I've been contacted by several Cassandra users who are interested in and/or
using this functionality and understand that several developers are interested
in PBS for Riak (notably, Andy Gross highlighted PBS in his 2013 RICON East
keynote as a useful feature Basho would like). We originally chose Cassandra
based on our familiarity with the code base and on early discussions with
Jonathan but we plan to integrate PBS functionality into Riak with the help of
their committers in the near-term future. So I do think there is interest, and,
if you're curious about *use cases* for this functionality, Shivaram and I will
be demoing PBS in Cassandra 1.2 at the upcoming SIGMOD 2013 conference. Our
demo proposal sketches three application vignettes, including the obvious
integration with monitoring tools but also automatically tuning N,R, and W and
and providing consistency and latency SLAs:
http://www.bailis.org/papers/pbs-demo-sigmod2013.pdf
So, on the more technical side, there are two statistics that aren't currently
measured (in trunk) that are required for accurate PBS predictions. First, PBS
requires per-server statistics. Currently, the ColumnFamily RTT read/write
latency metrics are aggregated across all servers. Second, PBS requires a
measure how how long a read/write request takes before it is processed (i.e.,
how long it took from a client sending each read/write request to when it was
performed). This requires knowledge of one-way request latencies as well as
read/write request-specific logic.
The 1.2 PBS patch provided both of these, aggregating by server and measuring
the delay until processing. As Jonathan notes above, the latter measurement was
conservative--the remote replica recorded the time that it enqueued its
response rather than the exact moment a read or write was performed, namely for
simplicity of code. The coordinating server could then closely approximate the
return time as RTT-(remote timestamp).
Given these requirements and the current state of trunk, there are a few ways
forward to support an external PBS prediction module:
1a.) Modify Cassandra to store latency statistics on a per-server and
per-ColumnFamily granularity. As Rick Branson has pointed out, this is actually
useful for monitoring other than PBS and can be used to detect slower replicas.

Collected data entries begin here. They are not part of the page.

class _LoRALinearFn(torch.autograd.Function):
    @staticmethod
    def forward(ctx, x, w, a, b, scaling, splits, r):
        x2 = x.reshape(-1, x.shape[-1])
        t = torch.matmul(x2, a.t())
        y = torch.empty(x2.shape[0], w.shape[0], dtype=x.dtype, device=x.device)
        y.addmm_(t, b.t(), beta=0.0, alpha=scaling)
        y.addmm_(x2, w.t())
        ctx.save_for_backward(x2, w, a, b, t)
        ctx.scaling, ctx.splits, ctx.r, ctx.xshape = scaling, tuple(splits), r, x.shape
        return y.view(*x.shape[:-1], w.shape[0])

    @staticmethod
    def backward(ctx, dy):
        x2, w, a, b, t = ctx.saved_tensors
        s, r = ctx.scaling, ctx.r
        dy2 = dy.reshape(-1, dy.shape[-1])
        g = torch.empty(dy2.shape[0], a.shape[0], dtype=dy2.dtype, device=dy2.device)
        g.addmm_(dy2, b, beta=0.0, alpha=s)
        ga, gb = direct_grad(a) if ctx.needs_input_grad[2] else None, direct_grad(b) if ctx.needs_input_grad[3] else None
        da = db = None
        if ctx.needs_input_grad[2]:
            if ga is not None:
                ga.addmm_(g.t(), x2)
                mark_ready(a)
            else:
                da = torch.matmul(g.t(), x2)
        if ctx.needs_input_grad[3]:
            tgt = gb if gb is not None else torch.zeros_like(b)
            off = 0
            for i, n_i in enumerate(ctx.splits):
                tgt[off:off + n_i, i * r:(i + 1) * r].addmm_(dy2[:, off:off + n_i].t(), t[:, i * r:(i + 1) * r],
                                                            beta=1.0 if gb is not None else 0.0, alpha=s)
                off += n_i
            if gb is not None:
                mark_ready(b)
            else:
                db = tgt
        dx = torch.matmul(g, a)
        dx.addmm_(dy2, w)
        return dx.view(ctx.xshape), None, da, db, None, None, None


def _padded_rows(t: torch.Tensor, pad: int) -> torch.Tensor | None:
    if t.dim() != 2 or t.stride(1) != 1 or t.stride(0) != t.shape[1] + pad:
        return None
    st = t.untyped_storage()
    need = (t.storage_offset() + t.shape[0] * t.stride(0)) * t.element_size()
    if st.nbytes() < need:
        return None
    full = torch.empty(0, dtype=t.dtype, device=t.device)
    full.set_(st, t.storage_offset(), (t.shape[0], t.shape[1] + pad), (t.stride(0), 1))
    return full


def _augment(t: torch.Tensor, pad: int) -> torch.Tensor:
    full = _padded_rows(t, pad)
    if full is None:
        full = torch.empty(t.shape[0], t.shape[1] + pad, dtype=t.dtype, device=t.device)
        full[:, :t.shape[1]].copy_(t)
    return full


_LORA_KERNELS = os.environ.get("MXLLM_LORA_KERNELS", "1") != "0"


def _lora_native(x2: torch.Tensor, N: int, K: int, splits, r: int, wbt) -> bool:
    return (_LORA_KERNELS and wbt is not None and use_native(x2) and x2.shape[0] % 64 == 0 and K % 64 == 0 and r % 16 == 0
            and r <= 64 and all(n % 64 == 0 for n in splits) and x2.dtype == torch.bfloat16)


def _lora_aug_backward(ctx, xa, wbuf, dy, dy_tail: bool, need_a: bool, need_b: bool):
    N, K, s, splits, r, pad, xshape, nat, tr = ctx.dims
    R = r * len(splits)
    dy2 = dy.reshape(-1, N)
    dya = _padded_rows(dy2, pad) if dy_tail else None
    if dya is None:
        dya = _augment(dy2, pad)
        if nat:
            native().lora_xwt(dy2, ctx.wbt, dya[:, N:], s, len(splits) * r)
        else:
            bmat = wbuf[K:, :N].t() if tr else wbuf[:N, K:]
            dya[:, N:].addmm_(dy2, bmat, beta=0.0, alpha=s)
    g = dya[:, N:N + R]
    x2, st = xa[:, :K], xa[:, K:K + R]
    da = db = None
    ga = direct_grad(ctx.lora_a) if need_a else None
    gb = direct_grad(ctx.lora_b) if need_b else None
    if nat and need_a and need_b:
        acc = ga is not None and gb is not None
        tga = ga if acc else torch.empty(R, K, dtype=dy2.dtype, device=dy2.device)
        tgb = gb if acc else torch.zeros(N, R, dtype=dy2.dtype, device=dy2.device)
        native().lora_grads(x2, dy2, dya[:, N:], xa[:, K:], tga, tgb, list(splits), r, acc)
        if acc:
            mark_ready(ctx.lora_a)
            mark_ready(ctx.lora_b)
        else:
            da, db = tga, tgb
    else:
        if need_a:
            if ga is not None:
                ga.addmm_(g.t(), x2)
                mark_ready(ctx.lora_a)
            else:
                da = torch.mm(g.t(), x2)
        if need_b:
            tgt = gb if gb is not None else torch.zeros(N, R, dtype=dy2.dtype, device=dy2.device)
            off = 0
            for i, n_i in enumerate(splits):
                tgt[off:off + n_i, i * r:(i + 1) * r].addmm_(dy2[:, off:off + n_i].t(), st[:, i * r:(i + 1) * r],
                                                            beta=1.0 if gb is not None else 0.0)
                off += n_i
            if gb is not None:
                mark_ready(ctx.lora_b)
            else:
                db = tgt
    if tr:
        dx = gemm.mm("tn", dya, wbuf[:K, :])
    elif ctx.wxt is not None:
        dx = gemm.mm("tn", dya, ctx.wxt)
    else:
        dx = gemm.mm("nn", dya, wbuf[:, :K])
    return dx.view(xshape), da, db


class _LoRAAugFn(torch.autograd.Function):

    @staticmethod
    def forward(ctx, x, a, b, wbuf, scaling, splits, r, pad, wbt, wxt=None, wa=None, x_tail=False, dy_tail=False):
        tr = wa is not None
        if tr:
            K, N = wbuf.shape[0] - pad, wbuf.shape[1] - pad
        else:
            N, K = wbuf.shape[0] - pad, wbuf.shape[1] - pad
        x2 = x.reshape(-1, K)
        nat = _lora_native(x2, N, K, splits, r, wbt)
        xa = _padded_rows(x2, pad) if x_tail else None
        if xa is None:
            xa = _augment(x2, pad)
            amat = wa if tr else wbuf[N:, :K]
            if nat:
                native().lora_xwt(x2, amat, xa[:, K:], scaling, a.shape[0])
            else:
                xa[:, K:].addmm_(x2, amat.t(), beta=0.0, alpha=scaling)
        y = gemm.mm("nn", xa, wbuf[:, :N]) if tr else gemm.mm("tn", xa, wbuf[:N, :])
        ctx.save_for_backward(xa, wbuf)
        ctx.lora_a, ctx.lora_b, ctx.wbt, ctx.wxt = a, b, wbt, wxt
        ctx.dims = (N, K, scaling, tuple(splits), r, pad, x.shape, nat, tr)
        ctx.dy_tail = dy_tail
        return y.view(*x.shape[:-1], N)

    @staticmethod
    def backward(ctx, dy):
        xa, wbuf = ctx.saved_tensors
        dx, da, db = _lora_aug_backward(ctx, xa, wbuf, dy, ctx.dy_tail, ctx.needs_input_grad[1],
                                        ctx.needs_input_grad[2])
        return dx, da, db, None, None, None, None, None, None, None, None, None, None


def lora_linear_aug(x: torch.Tensor, a: torch.Tensor, b: torch.Tensor, wbuf: torch.Tensor, splits: Sequence[int],
                    scaling: float, pad: int, wbt: torch.Tensor | None = None,
                    wxt: torch.Tensor | None = None, wa: torch.Tensor | None = None,
                    x_tail: bool = False, dy_tail: bool = False) -> torch.Tensor:
    r = a.shape[0] // len(splits)
    return _LoRAAugFn.apply(x, a, b, wbuf, scaling, tuple(splits), r, pad, wbt, wxt, wa, bool(x_tail), bool(dy_tail))


_LORA_QKV_ROPE = os.environ.get("MXLLM_LORA_QKV_ROPE", "1") != "0"


def lora_qkv_attention_at(x: torch.Tensor, lin, B: int, S: int, Hq: int, Hkv: int, D: int) -> int:
    if not (_LORA_QKV_ROPE and lin.lora_r > 0 and lin.augmented() and not lin.transposed and D == 128
            and S % 256 == 0 and use_native(x) and x.dtype == torch.bfloat16 and not gemm.deterministic()):
        return 0
    N, K, pad = sum(lin.splits), lin.in_features, lin.pad
    x2 = x.reshape(-1, x.shape[-1])
    if N != (Hq + 2 * Hkv) * D or x2.shape[0] != B * S or x2.shape[1] != K:
        return 0
    xa = _padded_rows(x2, pad)
    if xa is None or not gemm.schedule("tn", B * S, N, K + pad, torch.bfloat16):
        return 0
    at = gemm.tail_at("tn", B * S, N, K + pad, torch.bfloat16)
    return at if at > 0 and gemm.g8_rope_takes(xa, lin.wbuf[:N, :], S, Hq, Hkv, at) else 0


def _lora_aug_input(x2, a, wbuf, amat, scaling, N, K, pad, nat):
    xa = _augment(x2, pad)
    if nat:
        native().lora_xwt(x2, amat, xa[:, K:], scaling, a.shape[0])
    else:
        xa[:, K:].addmm_(x2, amat.t(), beta=0.0, alpha=scaling)
    return xa


class _LoRAQKVAttnFn(torch.autograd.Function):

    @staticmethod
    def forward(ctx, x, a, b, wbuf, scaling, splits, r, pad, wbt, wxt, cos, sin, B, S, Hq, Hkv, D, causal, out_pad,
                at):
        N, K = wbuf.shape[0] - pad, wbuf.shape[1] - pad
        x2 = x.reshape(-1, K)
        nat = _lora_native(x2, N, K, splits, r, wbt)
        xa = _lora_aug_input(x2, a, wbuf, wbuf[N:, :K], scaling, N, K, pad, nat)
        ops = native()
        q = torch.empty(B, Hq, S, D, dtype=x.dtype, device=x.device)
        k = torch.empty(B, Hkv, S, D, dtype=x.dtype, device=x.device)
        v = torch.empty_like(k)
        if not ops.gemm8_rope_tail(xa, wbuf[:N, :], cos, sin, B, S, Hq, Hkv, q, k, v, at):
            q, k, v = ops.rope_split(gemm.mm("tn", xa, wbuf[:N, :]), cos, sin, B, S, Hq, Hkv, D)
        o, lse = ops.attn_fwd(q, k, v, causal, 1.0 / math.sqrt(D), out_pad)
        ctx.save_for_backward(xa, wbuf, q, k, v, o, lse, cos, sin)
        ctx.lora_a, ctx.lora_b, ctx.wbt, ctx.wxt = a, b, wbt, wxt
        ctx.dims = (N, K, scaling, tuple(splits), r, pad, x.shape, nat, False)
        ctx.causal = causal
        return o.view(B * S, Hq * D)

    @staticmethod
    def backward(ctx, do):
        from .attention import backward_dqkv

        xa, wbuf, q, k, v, o, lse, cos, sin = ctx.saved_tensors
        pad = ctx.dims[5]
        dqkv = backward_dqkv(do, q, k, v, o, lse, cos, sin, ctx.causal, pad)
        del q, k, v, o, lse
        dx, da, db = _lora_aug_backward(ctx, xa, wbuf, dqkv, False, ctx.needs_input_grad[1], ctx.needs_input_grad[2])
        return (dx, da, db) + (None,) * 17
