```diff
diff --git a/open-muse_amd/muse/_hip.py b/open-muse_amd/muse/_hip.py
--- a/open-muse_amd/muse/_hip.py
+++ b/open-muse_amd/muse/_hip.py
@@ -43,6 +43,7 @@
     "muse_gemm_x3": [C.POINTER(GemmDesc), c_i64, c_i64, c_void_p],
     "muse_gemm_tile": [C.POINTER(GemmDesc)],
     "muse_gemm_path": [C.POINTER(GemmDesc)],
+    "muse_gemm_epilogue": [C.POINTER(GemmDesc)],
     "muse_transpose": [c_void_p, c_void_p, c_int, c_int, c_int, c_i64, c_i64, c_int, c_i64, c_i64, c_void_p],
     "muse_layernorm_fwd": [c_void_p, c_int, c_void_p, c_void_p, c_void_p, c_int, c_void_p, c_void_p, c_int, c_int,
                            c_float, c_void_p],
diff --git a/open-muse_amd/muse/ops.py b/open-muse_amd/muse/ops.py
--- a/open-muse_amd/muse/ops.py
+++ b/open-muse_amd/muse/ops.py
@@ -305,6 +305,19 @@
     return lib().muse_gemm_tile(C.byref(d)) == 256
 
 
+def gemm_epilogue(A, B, C_, M, N, K, *, la=0, lb=0, lda, ldb, ldc):
+    d = GemmDesc()
+    d.A, d.B, d.C = A.data_ptr(), B.data_ptr(), C_.data_ptr()
+    d.dtype, d.out_dtype, d.layout_a, d.layout_b = BF16, (F32 if C_.dtype == torch.float32 else BF16), la, lb
+    d.M, d.N, d.K, d.batch, d.zdiv = M, N, K, 1, 1
+    d.lda, d.ldb, d.ldc = lda, ldb, ldc
+    d.alpha = 1.0
+    epi = lib().muse_gemm_epilogue(C.byref(d))
+    if epi < 0:
+        check(epi, "muse_gemm_epilogue")
+    return epi
+
+
 def _gemm_f16(A, B, C_, M, N, K, la, lb, lda, ldb, ldc, c_off, alpha, bias, rowvec, residual, ldr, accumulate, a_off, b_off):
     if a_off or b_off or not _f16_operands_ok(A, B, M, N, K, la, lb, lda, ldb):
         return False
```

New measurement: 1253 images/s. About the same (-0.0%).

1b.) Modify Cassandra to store local processing times for requests (i.e.,
expand StorageMetrics, which currently does not track the time required to,
say, fulfill a local read stage). This also has the benefit of understanding
whether a Cassandra node is slow due to network or disk.
2.) Use the newly developed tracing functionality to reconstruct latencies for
selected requests. Performing any sort of profiling will require tracing to be
enabled (this appears to be somewhat heavyweight given the amount of data that
is logged for each request , and reconstructing latencies from the trace table
may be expensive (i.e., amount to a many-way self-join).
3.) Use RTT/2 based on ColumnFamily LatencyMetrics as an inaccurate but already
supported external predictor.
4.) Leave the PBS latency sampling as in 1.2 but remove the PBS predictor code.
Expose the latency samples via an Mbean for users like Rick who would benefit
from it.
Proposal #1 has benefits for many users and seems a natural extension to the
existing metrics but requires changes to the existing code. Proposal #2 puts
substantial burden on an end-user and, without a fixed schema for the trace
table, may amount to a fair bit of code munging. Proposal #3 is inaccurate but
works on trunk. Proposal #4 is essentially 1.2.0 without the requirement to
maintain any PBS-specific code and is a reasonable stop-gap before proposal #1.
All of these proposals are amenable to sampling.
I'd welcome your feedback on these proposals and next steps.
> Remove PBSPredictor
> -------------------
>
> Key: CASSANDRA-5455
> URL: https://issues.apache.org/jira/browse/CASSANDRA-5455
> Project: Cassandra
> Issue Type: Bug
> Reporter: Jonathan Ellis
> Assignee: Jonathan Ellis
> Fix For: 2.0
>
> Attachments: 5455.txt
>
>
> It was a fun experiment, but it's unmaintained and the bar to understanding
> what is going on is high. Case in point: PBSTest has been failing
> intermittently for some time now, possibly even since it was created. Or
> possibly not and it was a regression from a refactoring we did. Who knows?
--
This message is automatically generated by JIRA.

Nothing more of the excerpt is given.